Gather every line from the entries below that includes "HERE".

Excerpts from a dataset
=== Section Start ===
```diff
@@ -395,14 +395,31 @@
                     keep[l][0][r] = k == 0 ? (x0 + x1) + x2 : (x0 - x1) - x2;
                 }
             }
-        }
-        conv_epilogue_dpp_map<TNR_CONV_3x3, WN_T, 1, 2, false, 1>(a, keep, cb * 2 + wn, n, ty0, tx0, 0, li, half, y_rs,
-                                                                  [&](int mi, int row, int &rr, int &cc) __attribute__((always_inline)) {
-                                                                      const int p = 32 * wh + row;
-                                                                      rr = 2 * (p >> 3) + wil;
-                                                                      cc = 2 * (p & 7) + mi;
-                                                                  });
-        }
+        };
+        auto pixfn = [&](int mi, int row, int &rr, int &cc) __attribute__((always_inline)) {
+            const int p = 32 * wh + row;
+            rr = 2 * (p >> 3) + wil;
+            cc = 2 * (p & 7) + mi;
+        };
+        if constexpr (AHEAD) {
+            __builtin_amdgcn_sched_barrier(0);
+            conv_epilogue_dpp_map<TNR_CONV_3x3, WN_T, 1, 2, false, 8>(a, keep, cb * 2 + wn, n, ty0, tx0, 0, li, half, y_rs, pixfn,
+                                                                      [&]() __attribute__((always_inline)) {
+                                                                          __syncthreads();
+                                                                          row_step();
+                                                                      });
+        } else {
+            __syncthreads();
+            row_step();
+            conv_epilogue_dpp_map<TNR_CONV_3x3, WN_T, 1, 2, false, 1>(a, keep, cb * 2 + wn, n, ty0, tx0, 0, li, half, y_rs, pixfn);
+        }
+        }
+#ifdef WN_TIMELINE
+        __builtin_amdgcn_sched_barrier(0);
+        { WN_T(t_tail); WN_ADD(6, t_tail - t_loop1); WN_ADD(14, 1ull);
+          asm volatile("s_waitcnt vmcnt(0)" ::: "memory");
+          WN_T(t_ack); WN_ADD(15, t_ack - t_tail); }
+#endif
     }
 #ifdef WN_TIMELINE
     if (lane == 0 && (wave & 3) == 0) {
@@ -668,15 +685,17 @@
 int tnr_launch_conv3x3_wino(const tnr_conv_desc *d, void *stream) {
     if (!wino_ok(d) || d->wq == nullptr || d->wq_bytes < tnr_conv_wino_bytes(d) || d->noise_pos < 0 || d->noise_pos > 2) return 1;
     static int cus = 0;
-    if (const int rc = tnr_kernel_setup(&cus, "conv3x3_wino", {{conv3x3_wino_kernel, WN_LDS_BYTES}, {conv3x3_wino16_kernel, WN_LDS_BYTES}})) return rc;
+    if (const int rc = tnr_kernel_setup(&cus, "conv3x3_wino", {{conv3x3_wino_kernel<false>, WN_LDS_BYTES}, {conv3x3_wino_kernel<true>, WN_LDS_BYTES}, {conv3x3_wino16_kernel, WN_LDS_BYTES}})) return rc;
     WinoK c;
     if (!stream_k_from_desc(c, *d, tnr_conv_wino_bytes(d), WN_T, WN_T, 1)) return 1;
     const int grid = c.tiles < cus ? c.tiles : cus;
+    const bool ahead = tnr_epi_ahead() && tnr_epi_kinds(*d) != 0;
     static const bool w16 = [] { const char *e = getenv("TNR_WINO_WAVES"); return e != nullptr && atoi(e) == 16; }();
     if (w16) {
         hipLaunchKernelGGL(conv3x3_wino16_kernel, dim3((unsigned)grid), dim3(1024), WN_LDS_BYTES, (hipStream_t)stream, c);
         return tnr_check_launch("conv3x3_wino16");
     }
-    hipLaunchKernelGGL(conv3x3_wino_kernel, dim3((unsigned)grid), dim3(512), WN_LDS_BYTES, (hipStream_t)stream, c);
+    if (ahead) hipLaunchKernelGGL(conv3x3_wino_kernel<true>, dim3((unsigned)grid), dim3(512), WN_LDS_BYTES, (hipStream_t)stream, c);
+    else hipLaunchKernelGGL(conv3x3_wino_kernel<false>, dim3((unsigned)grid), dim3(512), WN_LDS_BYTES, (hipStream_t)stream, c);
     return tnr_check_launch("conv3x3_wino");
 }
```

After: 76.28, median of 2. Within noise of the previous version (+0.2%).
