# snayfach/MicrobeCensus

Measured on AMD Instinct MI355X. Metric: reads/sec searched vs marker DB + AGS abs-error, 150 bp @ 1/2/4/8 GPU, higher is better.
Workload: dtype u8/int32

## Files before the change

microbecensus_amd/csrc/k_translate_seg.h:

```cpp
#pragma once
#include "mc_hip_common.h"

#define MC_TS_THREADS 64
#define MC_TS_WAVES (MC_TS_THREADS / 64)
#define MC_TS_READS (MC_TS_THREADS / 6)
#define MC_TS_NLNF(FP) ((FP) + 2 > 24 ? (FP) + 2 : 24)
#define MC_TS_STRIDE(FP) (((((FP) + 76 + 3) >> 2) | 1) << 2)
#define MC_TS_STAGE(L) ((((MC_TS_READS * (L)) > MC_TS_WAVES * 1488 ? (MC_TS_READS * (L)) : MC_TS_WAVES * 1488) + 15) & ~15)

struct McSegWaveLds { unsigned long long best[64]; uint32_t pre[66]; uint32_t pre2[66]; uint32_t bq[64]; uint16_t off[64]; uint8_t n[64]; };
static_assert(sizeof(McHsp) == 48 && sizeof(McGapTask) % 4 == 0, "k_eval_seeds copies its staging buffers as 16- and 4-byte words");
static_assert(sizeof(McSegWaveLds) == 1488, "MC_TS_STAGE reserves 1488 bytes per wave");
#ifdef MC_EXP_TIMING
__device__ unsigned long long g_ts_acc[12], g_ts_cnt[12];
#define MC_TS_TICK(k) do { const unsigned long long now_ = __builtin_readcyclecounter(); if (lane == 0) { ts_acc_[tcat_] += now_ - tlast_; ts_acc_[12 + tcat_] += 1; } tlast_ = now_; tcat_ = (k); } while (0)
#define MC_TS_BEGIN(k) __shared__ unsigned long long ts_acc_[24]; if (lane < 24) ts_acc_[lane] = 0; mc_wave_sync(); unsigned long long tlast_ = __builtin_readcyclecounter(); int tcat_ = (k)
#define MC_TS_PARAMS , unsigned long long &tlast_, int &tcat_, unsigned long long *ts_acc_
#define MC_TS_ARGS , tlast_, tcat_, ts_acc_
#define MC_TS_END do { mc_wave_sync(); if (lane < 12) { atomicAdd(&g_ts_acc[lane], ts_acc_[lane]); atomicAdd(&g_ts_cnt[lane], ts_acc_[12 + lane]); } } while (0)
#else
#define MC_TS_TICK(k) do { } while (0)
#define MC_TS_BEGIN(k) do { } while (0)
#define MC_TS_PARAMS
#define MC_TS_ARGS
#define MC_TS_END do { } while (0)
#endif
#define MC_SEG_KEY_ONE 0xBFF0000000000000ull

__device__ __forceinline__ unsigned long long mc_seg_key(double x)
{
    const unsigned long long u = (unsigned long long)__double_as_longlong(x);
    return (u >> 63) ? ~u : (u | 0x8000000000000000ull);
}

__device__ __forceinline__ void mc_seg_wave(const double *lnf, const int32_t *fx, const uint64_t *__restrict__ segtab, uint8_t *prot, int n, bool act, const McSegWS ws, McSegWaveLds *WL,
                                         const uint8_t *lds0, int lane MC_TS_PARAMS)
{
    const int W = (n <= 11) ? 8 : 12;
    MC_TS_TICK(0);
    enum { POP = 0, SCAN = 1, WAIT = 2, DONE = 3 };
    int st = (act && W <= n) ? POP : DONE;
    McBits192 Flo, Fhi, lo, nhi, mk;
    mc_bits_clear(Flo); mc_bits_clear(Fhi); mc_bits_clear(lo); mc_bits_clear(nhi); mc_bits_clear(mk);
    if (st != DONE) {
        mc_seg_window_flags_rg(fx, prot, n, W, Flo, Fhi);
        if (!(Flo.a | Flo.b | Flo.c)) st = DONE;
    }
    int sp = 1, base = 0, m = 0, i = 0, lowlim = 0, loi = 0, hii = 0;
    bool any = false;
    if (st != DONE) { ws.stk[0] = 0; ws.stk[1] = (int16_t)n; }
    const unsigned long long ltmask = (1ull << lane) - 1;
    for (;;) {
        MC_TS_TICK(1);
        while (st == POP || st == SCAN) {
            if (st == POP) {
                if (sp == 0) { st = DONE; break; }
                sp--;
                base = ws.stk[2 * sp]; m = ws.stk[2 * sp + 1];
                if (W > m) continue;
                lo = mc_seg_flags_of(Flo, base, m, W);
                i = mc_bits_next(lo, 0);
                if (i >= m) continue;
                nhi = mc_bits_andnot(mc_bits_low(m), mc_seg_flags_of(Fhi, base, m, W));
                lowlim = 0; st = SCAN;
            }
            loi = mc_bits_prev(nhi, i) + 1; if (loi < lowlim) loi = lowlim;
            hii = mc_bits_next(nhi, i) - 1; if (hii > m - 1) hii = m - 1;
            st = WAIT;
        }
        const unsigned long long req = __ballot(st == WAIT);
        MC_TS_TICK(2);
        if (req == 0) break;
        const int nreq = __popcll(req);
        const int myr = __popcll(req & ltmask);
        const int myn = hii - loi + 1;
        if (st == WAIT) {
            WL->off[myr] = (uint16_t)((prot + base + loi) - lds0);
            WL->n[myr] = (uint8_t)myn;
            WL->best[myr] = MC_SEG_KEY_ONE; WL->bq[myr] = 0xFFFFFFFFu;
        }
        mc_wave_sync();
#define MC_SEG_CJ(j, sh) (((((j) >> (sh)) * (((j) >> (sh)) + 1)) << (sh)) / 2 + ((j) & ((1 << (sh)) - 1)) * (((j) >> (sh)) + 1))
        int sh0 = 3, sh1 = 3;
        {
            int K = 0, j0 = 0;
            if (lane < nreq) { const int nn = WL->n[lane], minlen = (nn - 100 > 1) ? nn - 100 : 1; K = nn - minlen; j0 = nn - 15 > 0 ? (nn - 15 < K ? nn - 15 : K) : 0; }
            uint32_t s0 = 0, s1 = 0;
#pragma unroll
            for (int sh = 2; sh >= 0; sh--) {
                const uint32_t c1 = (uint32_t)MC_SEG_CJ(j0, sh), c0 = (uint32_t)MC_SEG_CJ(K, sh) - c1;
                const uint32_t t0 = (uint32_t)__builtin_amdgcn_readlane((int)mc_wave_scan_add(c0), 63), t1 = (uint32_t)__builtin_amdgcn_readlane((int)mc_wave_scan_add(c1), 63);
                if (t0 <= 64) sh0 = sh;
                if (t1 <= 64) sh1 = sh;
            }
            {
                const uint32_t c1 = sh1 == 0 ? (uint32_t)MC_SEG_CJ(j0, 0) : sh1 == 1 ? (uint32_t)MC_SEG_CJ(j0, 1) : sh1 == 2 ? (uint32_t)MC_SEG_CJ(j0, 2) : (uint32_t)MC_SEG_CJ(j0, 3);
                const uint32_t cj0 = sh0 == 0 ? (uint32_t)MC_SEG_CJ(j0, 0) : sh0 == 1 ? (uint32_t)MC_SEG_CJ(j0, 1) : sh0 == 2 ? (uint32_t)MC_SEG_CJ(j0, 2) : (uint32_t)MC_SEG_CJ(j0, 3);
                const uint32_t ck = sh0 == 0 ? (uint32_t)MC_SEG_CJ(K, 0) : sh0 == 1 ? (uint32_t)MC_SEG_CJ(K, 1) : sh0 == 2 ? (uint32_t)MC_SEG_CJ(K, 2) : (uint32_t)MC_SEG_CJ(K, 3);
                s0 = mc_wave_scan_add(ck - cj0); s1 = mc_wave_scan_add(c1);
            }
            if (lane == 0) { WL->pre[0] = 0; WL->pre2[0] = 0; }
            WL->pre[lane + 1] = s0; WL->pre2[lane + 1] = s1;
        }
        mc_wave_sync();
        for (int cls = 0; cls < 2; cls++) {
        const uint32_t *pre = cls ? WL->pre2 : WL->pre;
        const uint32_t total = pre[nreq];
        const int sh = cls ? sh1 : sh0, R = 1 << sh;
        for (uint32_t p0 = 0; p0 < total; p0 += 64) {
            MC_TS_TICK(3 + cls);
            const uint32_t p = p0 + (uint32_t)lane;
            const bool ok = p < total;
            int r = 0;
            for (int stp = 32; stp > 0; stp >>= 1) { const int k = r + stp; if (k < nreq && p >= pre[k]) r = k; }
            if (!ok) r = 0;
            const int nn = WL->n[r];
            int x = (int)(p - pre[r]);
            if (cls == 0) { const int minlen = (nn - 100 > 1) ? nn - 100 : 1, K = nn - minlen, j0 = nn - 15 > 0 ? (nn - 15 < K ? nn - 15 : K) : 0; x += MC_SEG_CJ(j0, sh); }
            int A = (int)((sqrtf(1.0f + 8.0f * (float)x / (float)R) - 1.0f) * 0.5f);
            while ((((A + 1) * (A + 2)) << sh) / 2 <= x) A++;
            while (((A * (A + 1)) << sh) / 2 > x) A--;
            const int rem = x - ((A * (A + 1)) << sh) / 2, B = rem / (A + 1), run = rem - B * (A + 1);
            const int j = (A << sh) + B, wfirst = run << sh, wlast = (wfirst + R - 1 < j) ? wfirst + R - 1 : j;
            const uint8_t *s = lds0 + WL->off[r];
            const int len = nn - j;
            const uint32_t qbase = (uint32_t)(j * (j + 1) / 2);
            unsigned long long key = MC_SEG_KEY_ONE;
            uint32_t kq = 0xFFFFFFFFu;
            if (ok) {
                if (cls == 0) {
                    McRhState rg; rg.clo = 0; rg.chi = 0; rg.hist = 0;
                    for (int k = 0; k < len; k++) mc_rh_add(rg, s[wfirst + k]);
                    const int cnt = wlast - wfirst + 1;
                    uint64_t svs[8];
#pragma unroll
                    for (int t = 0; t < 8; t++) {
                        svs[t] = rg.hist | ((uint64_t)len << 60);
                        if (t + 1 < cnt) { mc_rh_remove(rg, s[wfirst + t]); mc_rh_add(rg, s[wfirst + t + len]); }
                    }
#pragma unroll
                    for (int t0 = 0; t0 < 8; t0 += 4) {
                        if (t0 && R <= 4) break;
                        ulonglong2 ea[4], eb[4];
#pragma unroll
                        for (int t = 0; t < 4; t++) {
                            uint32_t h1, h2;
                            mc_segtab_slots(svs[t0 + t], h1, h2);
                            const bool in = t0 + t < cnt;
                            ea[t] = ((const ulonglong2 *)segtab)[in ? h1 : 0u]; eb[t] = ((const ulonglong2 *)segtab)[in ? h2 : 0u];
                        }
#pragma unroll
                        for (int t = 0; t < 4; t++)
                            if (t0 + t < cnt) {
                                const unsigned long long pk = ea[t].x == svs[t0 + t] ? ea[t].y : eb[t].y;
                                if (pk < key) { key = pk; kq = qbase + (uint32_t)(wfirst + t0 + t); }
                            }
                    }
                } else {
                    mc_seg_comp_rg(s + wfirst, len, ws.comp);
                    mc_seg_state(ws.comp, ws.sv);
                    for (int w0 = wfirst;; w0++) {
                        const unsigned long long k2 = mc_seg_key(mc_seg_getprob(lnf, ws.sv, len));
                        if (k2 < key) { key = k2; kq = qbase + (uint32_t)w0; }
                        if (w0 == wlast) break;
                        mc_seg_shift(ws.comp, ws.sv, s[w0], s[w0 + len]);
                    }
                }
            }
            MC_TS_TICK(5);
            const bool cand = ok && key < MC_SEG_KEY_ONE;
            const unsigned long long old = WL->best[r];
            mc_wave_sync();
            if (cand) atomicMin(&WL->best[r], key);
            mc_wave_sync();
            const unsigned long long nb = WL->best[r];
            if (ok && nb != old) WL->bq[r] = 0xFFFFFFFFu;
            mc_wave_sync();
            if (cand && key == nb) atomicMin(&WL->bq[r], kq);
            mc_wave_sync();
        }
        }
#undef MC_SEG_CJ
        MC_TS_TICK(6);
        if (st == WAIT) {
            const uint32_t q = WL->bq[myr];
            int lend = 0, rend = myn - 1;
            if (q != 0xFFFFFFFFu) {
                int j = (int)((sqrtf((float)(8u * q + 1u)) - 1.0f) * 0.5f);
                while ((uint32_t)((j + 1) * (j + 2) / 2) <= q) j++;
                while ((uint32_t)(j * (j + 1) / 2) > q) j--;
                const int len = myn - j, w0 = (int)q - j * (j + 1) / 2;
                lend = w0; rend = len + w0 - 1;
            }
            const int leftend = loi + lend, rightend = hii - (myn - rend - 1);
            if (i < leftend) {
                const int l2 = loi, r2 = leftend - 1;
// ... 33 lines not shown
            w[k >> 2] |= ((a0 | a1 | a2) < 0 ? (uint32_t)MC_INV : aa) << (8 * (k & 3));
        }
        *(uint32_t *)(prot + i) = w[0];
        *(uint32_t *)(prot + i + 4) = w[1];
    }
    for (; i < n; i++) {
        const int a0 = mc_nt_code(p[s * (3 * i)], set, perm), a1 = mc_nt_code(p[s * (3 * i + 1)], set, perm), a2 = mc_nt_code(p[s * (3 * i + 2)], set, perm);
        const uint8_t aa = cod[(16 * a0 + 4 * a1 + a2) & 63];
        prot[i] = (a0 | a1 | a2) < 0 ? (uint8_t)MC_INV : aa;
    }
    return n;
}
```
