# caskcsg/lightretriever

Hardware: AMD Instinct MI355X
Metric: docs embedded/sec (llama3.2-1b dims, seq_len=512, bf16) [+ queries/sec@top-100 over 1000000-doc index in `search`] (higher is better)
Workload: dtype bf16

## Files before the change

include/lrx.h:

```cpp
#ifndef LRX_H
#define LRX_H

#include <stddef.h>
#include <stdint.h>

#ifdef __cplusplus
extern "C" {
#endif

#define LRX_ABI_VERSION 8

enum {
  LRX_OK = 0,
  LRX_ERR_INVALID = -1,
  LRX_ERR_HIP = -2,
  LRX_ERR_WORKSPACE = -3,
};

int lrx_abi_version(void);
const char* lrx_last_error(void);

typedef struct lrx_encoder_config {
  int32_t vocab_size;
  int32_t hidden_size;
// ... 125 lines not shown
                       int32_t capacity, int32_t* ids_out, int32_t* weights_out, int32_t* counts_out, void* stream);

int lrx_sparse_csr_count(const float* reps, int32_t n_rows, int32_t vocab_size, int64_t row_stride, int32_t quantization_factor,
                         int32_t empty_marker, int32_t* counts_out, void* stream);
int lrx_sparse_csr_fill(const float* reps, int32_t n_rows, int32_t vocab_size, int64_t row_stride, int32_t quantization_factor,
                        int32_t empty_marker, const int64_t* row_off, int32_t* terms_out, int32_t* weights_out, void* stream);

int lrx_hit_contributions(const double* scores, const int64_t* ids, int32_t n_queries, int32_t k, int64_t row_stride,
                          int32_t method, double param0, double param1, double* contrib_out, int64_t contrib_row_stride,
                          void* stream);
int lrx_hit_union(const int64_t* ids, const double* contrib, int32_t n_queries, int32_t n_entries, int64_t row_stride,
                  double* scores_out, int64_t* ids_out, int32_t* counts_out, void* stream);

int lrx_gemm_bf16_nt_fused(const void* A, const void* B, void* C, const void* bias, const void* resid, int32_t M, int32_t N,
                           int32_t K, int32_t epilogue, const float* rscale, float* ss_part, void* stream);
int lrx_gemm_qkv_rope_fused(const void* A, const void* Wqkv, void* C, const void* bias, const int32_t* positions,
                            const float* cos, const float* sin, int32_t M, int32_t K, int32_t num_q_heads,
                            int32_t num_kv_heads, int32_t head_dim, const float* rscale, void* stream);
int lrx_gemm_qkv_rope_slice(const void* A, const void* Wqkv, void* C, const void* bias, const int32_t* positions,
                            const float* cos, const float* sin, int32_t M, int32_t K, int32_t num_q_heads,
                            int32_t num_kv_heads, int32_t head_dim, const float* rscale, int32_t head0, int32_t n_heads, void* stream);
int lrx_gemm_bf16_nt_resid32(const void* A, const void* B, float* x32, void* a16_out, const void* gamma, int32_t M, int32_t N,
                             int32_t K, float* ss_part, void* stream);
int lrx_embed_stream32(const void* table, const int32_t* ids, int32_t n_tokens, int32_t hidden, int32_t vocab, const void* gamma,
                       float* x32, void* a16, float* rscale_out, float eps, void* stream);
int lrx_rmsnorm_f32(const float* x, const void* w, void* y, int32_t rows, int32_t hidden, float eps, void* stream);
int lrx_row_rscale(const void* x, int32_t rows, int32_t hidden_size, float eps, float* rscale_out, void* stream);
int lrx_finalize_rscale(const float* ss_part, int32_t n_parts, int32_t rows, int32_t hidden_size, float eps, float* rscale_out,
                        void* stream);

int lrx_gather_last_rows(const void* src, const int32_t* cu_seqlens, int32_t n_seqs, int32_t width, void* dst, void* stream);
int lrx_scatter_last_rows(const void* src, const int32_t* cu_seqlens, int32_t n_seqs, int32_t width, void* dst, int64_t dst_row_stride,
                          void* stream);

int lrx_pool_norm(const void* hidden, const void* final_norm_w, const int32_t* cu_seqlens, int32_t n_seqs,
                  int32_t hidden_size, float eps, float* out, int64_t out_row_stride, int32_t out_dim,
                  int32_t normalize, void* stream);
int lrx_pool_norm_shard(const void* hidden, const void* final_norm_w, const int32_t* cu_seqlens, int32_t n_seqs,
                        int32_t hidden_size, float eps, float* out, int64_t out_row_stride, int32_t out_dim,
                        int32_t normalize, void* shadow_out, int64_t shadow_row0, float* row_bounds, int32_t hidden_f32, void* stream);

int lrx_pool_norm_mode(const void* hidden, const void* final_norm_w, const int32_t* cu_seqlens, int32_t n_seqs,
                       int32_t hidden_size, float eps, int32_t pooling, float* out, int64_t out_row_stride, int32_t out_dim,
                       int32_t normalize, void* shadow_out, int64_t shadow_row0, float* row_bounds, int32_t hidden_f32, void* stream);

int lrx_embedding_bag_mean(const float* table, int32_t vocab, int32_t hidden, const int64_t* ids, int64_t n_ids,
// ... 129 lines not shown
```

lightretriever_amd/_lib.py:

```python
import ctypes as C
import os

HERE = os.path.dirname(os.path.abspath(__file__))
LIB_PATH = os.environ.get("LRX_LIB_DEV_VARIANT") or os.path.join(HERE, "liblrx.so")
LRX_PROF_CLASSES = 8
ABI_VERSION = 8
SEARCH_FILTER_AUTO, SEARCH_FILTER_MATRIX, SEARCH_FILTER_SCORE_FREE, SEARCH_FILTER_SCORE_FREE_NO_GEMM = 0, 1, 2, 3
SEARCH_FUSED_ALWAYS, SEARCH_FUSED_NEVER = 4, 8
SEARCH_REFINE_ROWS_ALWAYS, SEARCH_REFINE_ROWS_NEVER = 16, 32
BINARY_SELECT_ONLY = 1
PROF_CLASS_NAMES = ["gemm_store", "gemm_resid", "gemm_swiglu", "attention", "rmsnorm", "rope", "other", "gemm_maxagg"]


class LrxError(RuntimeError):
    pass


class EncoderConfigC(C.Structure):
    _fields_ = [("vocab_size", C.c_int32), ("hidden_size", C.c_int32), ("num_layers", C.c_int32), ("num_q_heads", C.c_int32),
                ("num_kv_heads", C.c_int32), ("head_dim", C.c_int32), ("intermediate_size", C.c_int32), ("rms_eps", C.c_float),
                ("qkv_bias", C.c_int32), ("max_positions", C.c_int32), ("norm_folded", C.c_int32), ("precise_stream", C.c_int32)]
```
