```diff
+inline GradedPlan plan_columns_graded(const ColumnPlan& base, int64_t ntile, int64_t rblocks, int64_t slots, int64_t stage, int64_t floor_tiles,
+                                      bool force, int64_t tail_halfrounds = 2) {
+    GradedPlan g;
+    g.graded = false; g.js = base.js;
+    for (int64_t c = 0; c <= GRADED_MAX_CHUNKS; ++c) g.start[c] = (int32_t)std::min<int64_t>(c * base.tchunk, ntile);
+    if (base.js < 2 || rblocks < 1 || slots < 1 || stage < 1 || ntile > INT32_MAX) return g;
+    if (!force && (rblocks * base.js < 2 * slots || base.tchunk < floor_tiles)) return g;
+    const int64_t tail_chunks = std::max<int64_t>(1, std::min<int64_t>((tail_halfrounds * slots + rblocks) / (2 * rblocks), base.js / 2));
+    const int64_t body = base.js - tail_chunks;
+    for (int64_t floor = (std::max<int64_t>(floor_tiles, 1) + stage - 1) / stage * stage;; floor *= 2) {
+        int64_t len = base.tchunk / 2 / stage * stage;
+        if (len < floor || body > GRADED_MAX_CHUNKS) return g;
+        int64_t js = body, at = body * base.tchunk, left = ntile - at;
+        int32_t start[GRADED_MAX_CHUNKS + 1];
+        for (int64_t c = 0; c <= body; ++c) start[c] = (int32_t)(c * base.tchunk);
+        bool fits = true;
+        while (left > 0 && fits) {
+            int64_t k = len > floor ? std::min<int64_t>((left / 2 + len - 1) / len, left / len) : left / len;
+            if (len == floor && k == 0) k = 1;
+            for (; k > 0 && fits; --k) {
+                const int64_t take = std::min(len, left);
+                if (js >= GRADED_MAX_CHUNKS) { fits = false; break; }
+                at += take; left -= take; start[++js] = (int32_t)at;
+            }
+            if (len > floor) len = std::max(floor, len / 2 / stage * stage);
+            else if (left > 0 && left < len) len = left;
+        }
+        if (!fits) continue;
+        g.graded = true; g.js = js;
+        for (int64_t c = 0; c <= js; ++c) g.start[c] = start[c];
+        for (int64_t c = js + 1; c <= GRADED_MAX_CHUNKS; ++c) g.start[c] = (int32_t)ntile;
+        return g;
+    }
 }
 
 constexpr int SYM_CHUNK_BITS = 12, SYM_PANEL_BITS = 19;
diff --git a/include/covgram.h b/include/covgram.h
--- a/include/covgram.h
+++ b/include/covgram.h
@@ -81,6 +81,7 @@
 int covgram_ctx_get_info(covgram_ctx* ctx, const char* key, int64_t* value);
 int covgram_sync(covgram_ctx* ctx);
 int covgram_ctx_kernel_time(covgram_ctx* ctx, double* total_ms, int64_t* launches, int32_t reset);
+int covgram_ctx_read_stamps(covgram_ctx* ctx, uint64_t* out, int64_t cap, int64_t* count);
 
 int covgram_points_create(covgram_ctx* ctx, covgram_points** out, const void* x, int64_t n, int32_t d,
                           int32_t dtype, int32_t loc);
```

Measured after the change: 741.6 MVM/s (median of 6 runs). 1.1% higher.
=== Section End ===
• ANSWER BELOW
HERE = os.path.dirname(os.path.abspath(__file__))
LIB_PATH = os.environ.get("LRX_LIB_DEV_VARIANT") or os.path.join(HERE, "liblrx.so")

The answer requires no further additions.